Drone Cameras Increasingly Being Used For Corporate Surveillance



Consumer and commercial drones are used for all sorts of creative purposes, some of these in an artistic sense, others with a different sort of creativity.
A recent example of the latter is part of a growing and arguably insidious trend in corporate surveillance of consumers.
Just a few days ago, a Modesto, California woman named Joan Van Kuren, who had spent hundreds of thousands of dollars renovating her home, found herself shocked and furious at receiving a letter from none other than her home insurance provider, CSAA Insurance Group.
The cause of her anger would be understandable to any homeowner: The company insuring her house explained in the letter that it would be dropping her insurance policy because of what it labeled unacceptable hazards and liability exposure on her property, caused by recent home renovations.
When Van Kuren called CSAA to ask why they claimed this, she was even more shocked to discover that they’d based their decision on footage from a drone the company had flown over her home.
As Van Kuren explains to CBS Sacramento, “It almost feels like someone’s looking in your windows, you know, when they tell you that they flew a drone over your home and looked at it. It’s like, whoa,”
Moreover, she hadn’t even done anything to cause CSAA any financial outlay. Instead, as a customer for 40 years, Van Kuren herself estimates that she had paid out over $80,000 in fees.
During the last three years before the letter, she had invested in renovating the whole property inside and out.
The claimed cause of CSAA’s decision to drop her as a client was a load of clutter along the left side of the house which remained from this being the last part of the property to be renovated.
This so-called risky clutter consisted of an old planter and some tires, and Van Kuren wasn’t even given an opportunity to remove them before simply having her policy canceled.
All of that aside from the drone surveillance shenanigans by CSAA.

When asked by CBS Sacramento about Van Kuren’s case, CSAA denied that it flies drones despite what one of its reps had told Van Kuren over the phone.
However, The company did make ambiguous excuses about using “several sources of information to assess the condition of properties, including aerial imagery captured by third-party, fixed-wing aircraft and satellites.”
The specific truth of such a vague statement is hard to assess, and in any case, makes little difference for Van Kuren, or many others who’ve been subjected to similar insurance provider decisions.
Also, regardless of whose drone it is, somebody’s snooping with it on the insurance company’s behalf.
Unsurprisingly, Van Kuren then canceled the car and business insurance policies she also had with the same company.
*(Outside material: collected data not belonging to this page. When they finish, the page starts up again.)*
# anerisheth19/CNN-MobileNet-V1-implementation-on-AWS-FPGA-using-OpenCL

Measured on AMD Instinct MI355X. Metric: images/sec MobileNet-V1 1.0x224 fp32, batch 256; per-stage HBM GB/s vs roofline, higher is better.
Workload: dtype f32

## Files before the change

cnn-mobilenet-v1-implementation-on-aws-fpga-using-opencl_amd/csrc/mbn_f32_stem.hip:

```cpp
#include "mbn_internal.h"
#include "mbn_epilogue.h"
#include "mbn_x6.h"

namespace {

constexpr int TH = MBN_STEM_TH, TW = MBN_STEM_TW;
constexpr int CR = TH + 2, CC = TW + 2;
constexpr int PR = 2 * CR + 1;
constexpr int PROW = 112;
constexpr int PROWPAD = 4;

struct StemArgs {

    float *out;
    const float *in, *w1, *s1, *b1, *wd, *s2, *b2, *wp, *s3, *b3;
    const uint8_t *in8;
    int batch, rows, cols;
    int oh, ow;
    int tiles_y, tiles_x;
    unsigned ntiles;
};

template <int C1>
__device__ __forceinline__ int swz(int row, int chunk)
{
    if (C1 == 32) return (row << 5) + (((chunk ^ (row >> 1)) & 7) << 2);
    return (row << 4) + (((chunk ^ (row >> 2)) & 3) << 2);
}
template <int C1>
__device__ __forceinline__ int swzb(int row, int slot)
{
    if (C1 == 32) return (row << 4) + (((slot ^ (row >> 2)) & 3) << 2);
    return (row << 3) + (((slot ^ (row >> 3)) & 1) << 2);
}
__device__ __forceinline__ f4 fma4(float x, f4 w, f4 acc) { return __builtin_elementwise_fma(f4{ x, x, x, x }, w, acc); }
__device__ __forceinline__ f4 fma4v(f4 x, f4 w, f4 acc) { return __builtin_elementwise_fma(x, w, acc); }

constexpr int PAIRS = PROW / 2;
constexpr int NPF = (PR * PAIRS + 255) / 256;

__device__ __forceinline__ void patch_load(const StemArgs &a, unsigned t, int tid, f2 (&pf)[NPF])
{
    const int tx = (int)(t % (unsigned)a.tiles_x);
    const unsigned q0 = t / (unsigned)a.tiles_x;
    const int ty = (int)(q0 % (unsigned)a.tiles_y);
    const long n = q0 / (unsigned)a.tiles_y;
    const long img = n * a.rows * a.cols * 3;
    const int iy0 = 2 * (TH * ty - 1), fx0 = 6 * (TW * tx - 1), rowf = a.cols * 3;
    const unsigned img_elems = (unsigned)(a.rows * a.cols * 3);
    if (a.in8) {
        const __amdgpu_buffer_rsrc_t rsrc = mbn_make_rsrc(a.in8 + img, img_elems);
#pragma unroll
        for (int k = 0; k < NPF; k++) {
            const int i = tid + k * 256, r = i / PAIRS, j = i % PAIRS;
            const int iy = iy0 + r, fx = fx0 + 2 * j;
            const bool ok = i < PR * PAIRS && iy >= 0 && iy < a.rows && fx >= 0 && fx < rowf;
            const unsigned u = (unsigned short)__builtin_amdgcn_raw_buffer_load_b16(rsrc, ok ? (unsigned)(iy * rowf + fx) : MBN_OOB, 0, 0);
            pf[k] = ok ? f2{ fmaf((float)(u & 0xff), 1.0f / 127.5f, -1.0f), fmaf((float)(u >> 8), 1.0f / 127.5f, -1.0f) } : f2{ 0.f, 0.f };
        }
    } else {
        const __amdgpu_buffer_rsrc_t rsrc = mbn_make_rsrc(a.in + img, img_elems * 4u);
#pragma unroll
        for (int k = 0; k < NPF; k++) {
            const int i = tid + k * 256, r = i / PAIRS, j = i % PAIRS;
            const int iy = iy0 + r, fx = fx0 + 2 * j;
            const bool ok = i < PR * PAIRS && iy >= 0 && iy < a.rows && fx >= 0 && fx < rowf;
            pf[k] = __builtin_bit_cast(f2, __builtin_amdgcn_raw_buffer_load_b64(rsrc, ok ? (unsigned)(iy * rowf + fx) * 4u : MBN_OOB, 0, 0));
        }
    }
}
__device__ __forceinline__ void patch_store(float *in_s, int tid, const f2 (&pf)[NPF])
{
#pragma unroll
    for (int k = 0; k < NPF; k++) {
        const int i = tid + k * 256;
        if (i < PR * PAIRS) *reinterpret_cast<f2 *>(in_s + 2 * i) = pf[k];
    }
}
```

Amusingly, despite their conduct towards her about her home insurance, Van Kuren claims that a CSAA rep asked her, ‘Is there any conversation we could have to keep you?’”
Her answer of “absolutely no freaking way” shouldn’t surprise anyone either.
The fact that the company responded with an automatic policy cancellation without considering context or first just asking this particular homeowner to fix her supposed clutter problem should give anyone pause.
That this insurance company and others like it are also using secretive drone surveillance tactics to drop all but the least risky properties based on their own internal criteria should also give many consumers further cause for concern.